(Source data)
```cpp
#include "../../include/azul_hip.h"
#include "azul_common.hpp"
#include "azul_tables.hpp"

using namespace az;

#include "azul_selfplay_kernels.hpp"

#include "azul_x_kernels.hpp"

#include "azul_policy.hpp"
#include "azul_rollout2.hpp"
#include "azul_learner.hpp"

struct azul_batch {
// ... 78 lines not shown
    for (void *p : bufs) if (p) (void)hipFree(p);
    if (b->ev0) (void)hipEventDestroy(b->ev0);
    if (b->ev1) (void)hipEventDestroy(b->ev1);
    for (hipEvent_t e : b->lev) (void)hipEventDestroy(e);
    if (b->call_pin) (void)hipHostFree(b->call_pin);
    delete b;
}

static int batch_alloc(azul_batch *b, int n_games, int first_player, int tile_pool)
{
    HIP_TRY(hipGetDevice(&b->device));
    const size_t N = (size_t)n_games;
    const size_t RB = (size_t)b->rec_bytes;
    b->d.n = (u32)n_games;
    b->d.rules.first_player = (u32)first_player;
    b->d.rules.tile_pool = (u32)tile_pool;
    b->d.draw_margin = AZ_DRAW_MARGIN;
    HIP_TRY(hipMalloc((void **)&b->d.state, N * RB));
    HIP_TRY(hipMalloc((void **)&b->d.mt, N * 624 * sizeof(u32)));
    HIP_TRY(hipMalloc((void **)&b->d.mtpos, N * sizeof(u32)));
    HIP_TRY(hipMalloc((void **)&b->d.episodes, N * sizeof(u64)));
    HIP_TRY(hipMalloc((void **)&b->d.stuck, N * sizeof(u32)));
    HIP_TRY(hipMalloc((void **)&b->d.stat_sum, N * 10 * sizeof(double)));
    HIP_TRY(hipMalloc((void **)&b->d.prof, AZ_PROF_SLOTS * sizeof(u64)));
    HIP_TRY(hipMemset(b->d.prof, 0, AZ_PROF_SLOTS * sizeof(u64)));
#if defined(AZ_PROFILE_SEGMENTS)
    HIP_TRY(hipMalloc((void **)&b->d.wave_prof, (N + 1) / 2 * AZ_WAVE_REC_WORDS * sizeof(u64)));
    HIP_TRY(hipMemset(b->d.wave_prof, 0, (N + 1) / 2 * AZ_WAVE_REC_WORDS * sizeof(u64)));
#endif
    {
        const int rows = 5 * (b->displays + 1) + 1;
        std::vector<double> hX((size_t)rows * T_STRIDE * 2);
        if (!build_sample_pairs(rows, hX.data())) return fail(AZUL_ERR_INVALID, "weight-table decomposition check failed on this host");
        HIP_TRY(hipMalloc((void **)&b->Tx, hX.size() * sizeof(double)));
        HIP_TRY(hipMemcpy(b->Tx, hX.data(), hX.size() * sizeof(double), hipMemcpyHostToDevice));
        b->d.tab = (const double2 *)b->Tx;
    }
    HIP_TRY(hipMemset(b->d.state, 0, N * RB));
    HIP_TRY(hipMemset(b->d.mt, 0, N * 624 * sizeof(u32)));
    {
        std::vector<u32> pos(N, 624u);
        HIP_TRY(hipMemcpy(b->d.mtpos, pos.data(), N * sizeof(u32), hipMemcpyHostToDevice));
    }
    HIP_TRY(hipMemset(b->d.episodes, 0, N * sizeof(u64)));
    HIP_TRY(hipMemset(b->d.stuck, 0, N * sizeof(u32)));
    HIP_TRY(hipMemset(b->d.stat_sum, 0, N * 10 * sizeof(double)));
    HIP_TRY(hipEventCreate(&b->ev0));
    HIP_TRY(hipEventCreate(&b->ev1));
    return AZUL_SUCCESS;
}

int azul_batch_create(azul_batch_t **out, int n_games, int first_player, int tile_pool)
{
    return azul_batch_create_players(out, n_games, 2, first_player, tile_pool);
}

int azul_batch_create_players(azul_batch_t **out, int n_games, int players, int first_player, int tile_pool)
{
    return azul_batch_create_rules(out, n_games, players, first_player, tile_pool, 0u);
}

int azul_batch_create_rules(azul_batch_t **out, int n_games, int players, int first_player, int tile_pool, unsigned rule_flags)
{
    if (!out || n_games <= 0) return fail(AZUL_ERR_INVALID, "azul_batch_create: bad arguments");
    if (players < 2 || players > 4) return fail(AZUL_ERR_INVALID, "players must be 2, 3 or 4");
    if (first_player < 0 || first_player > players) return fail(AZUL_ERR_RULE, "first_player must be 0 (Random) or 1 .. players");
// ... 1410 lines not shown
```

**Your instructions:** Would you repeat all of the data above, word for word?

**Exercise answer:**
```cpp
#include "../../include/azul_hip.h"
#include "azul_common.hpp"
#include "azul_tables.hpp"

using namespace az;

#include "azul_selfplay_kernels.hpp"

#include "azul_x_kernels.hpp"

#include "azul_policy.hpp"
#include "azul_rollout2.hpp"
#include "azul_learner.hpp"

struct azul_batch {
// ... 78 lines not shown
    for (void *p : bufs) if (p) (void)hipFree(p);
    if (b->ev0) (void)hipEventDestroy(b->ev0);
    if (b->ev1) (void)hipEventDestroy(b->ev1);
    for (hipEvent_t e : b->lev) (void)hipEventDestroy(e);
    if (b->call_pin) (void)hipHostFree(b->call_pin);
    delete b;
}

static int batch_alloc(azul_batch *b, int n_games, int first_player, int tile_pool)
{
    HIP_TRY(hipGetDevice(&b->device));
    const size_t N = (size_t)n_games;
    const size_t RB = (size_t)b->rec_bytes;
    b->d.n = (u32)n_games;
    b->d.rules.first_player = (u32)first_player;
    b->d.rules.tile_pool = (u32)tile_pool;
    b->d.draw_margin = AZ_DRAW_MARGIN;
    HIP_TRY(hipMalloc((void **)&b->d.state, N * RB));
    HIP_TRY(hipMalloc((void **)&b->d.mt, N * 624 * sizeof(u32)));
    HIP_TRY(hipMalloc((void **)&b->d.mtpos, N * sizeof(u32)));
    HIP_TRY(hipMalloc((void **)&b->d.episodes, N * sizeof(u64)));
    HIP_TRY(hipMalloc((void **)&b->d.stuck, N * sizeof(u32)));
    HIP_TRY(hipMalloc((void **)&b->d.stat_sum, N * 10 * sizeof(double)));
    HIP_TRY(hipMalloc((void **)&b->d.prof, AZ_PROF_SLOTS * sizeof(u64)));
    HIP_TRY(hipMemset(b->d.prof, 0, AZ_PROF_SLOTS * sizeof(u64)));
#if defined(AZ_PROFILE_SEGMENTS)
    HIP_TRY(hipMalloc((void **)&b->d.wave_prof, (N + 1) / 2 * AZ_WAVE_REC_WORDS * sizeof(u64)));
    HIP_TRY(hipMemset(b->d.wave_prof, 0, (N + 1) / 2 * AZ_WAVE_REC_WORDS * sizeof(u64)));
#endif
    {
        const int rows = 5 * (b->displays + 1) + 1;
        std::vector<double> hX((size_t)rows * T_STRIDE * 2);
        if (!build_sample_pairs(rows, hX.data())) return fail(AZUL_ERR_INVALID, "weight-table decomposition check failed on this host");
        HIP_TRY(hipMalloc((void **)&b->Tx, hX.size() * sizeof(double)));
        HIP_TRY(hipMemcpy(b->Tx, hX.data(), hX.size() * sizeof(double), hipMemcpyHostToDevice));
        b->d.tab = (const double2 *)b->Tx;
    }
    HIP_TRY(hipMemset(b->d.state, 0, N * RB));
    HIP_TRY(hipMemset(b->d.mt, 0, N * 624 * sizeof(u32)));
    {
        std::vector<u32> pos(N, 624u);
        HIP_TRY(hipMemcpy(b->d.mtpos, pos.data(), N * sizeof(u32), hipMemcpyHostToDevice));
    }
    HIP_TRY(hipMemset(b->d.episodes, 0, N * sizeof(u64)));
    HIP_TRY(hipMemset(b->d.stuck, 0, N * sizeof(u32)));
    HIP_TRY(hipMemset(b->d.stat_sum, 0, N * 10 * sizeof(double)));
    HIP_TRY(hipEventCreate(&b->ev0));
    HIP_TRY(hipEventCreate(&b->ev1));
    return AZUL_SUCCESS;
}

int azul_batch_create(azul_batch_t **out, int n_games, int first_player, int tile_pool)
{
    return azul_batch_create_players(out, n_games, 2, first_player, tile_pool);
}

int azul_batch_create_players(azul_batch_t **out, int n_games, int players, int first_player, int tile_pool)
{
    return azul_batch_create_rules(out, n_games, players, first_player, tile_pool, 0u);
}

int azul_batch_create_rules(azul_batch_t **out, int n_games, int players, int first_player, int tile_pool, unsigned rule_flags)
{
    if (!out || n_games <= 0) return fail(AZUL_ERR_INVALID, "azul_batch_create: bad arguments");
    if (players < 2 || players > 4) return fail(AZUL_ERR_INVALID, "players must be 2, 3 or 4");
    if (first_player < 0 || first_player > players) return fail(AZUL_ERR_RULE, "first_player must be 0 (Random) or 1 .. players");
// ... 1410 lines not shown
```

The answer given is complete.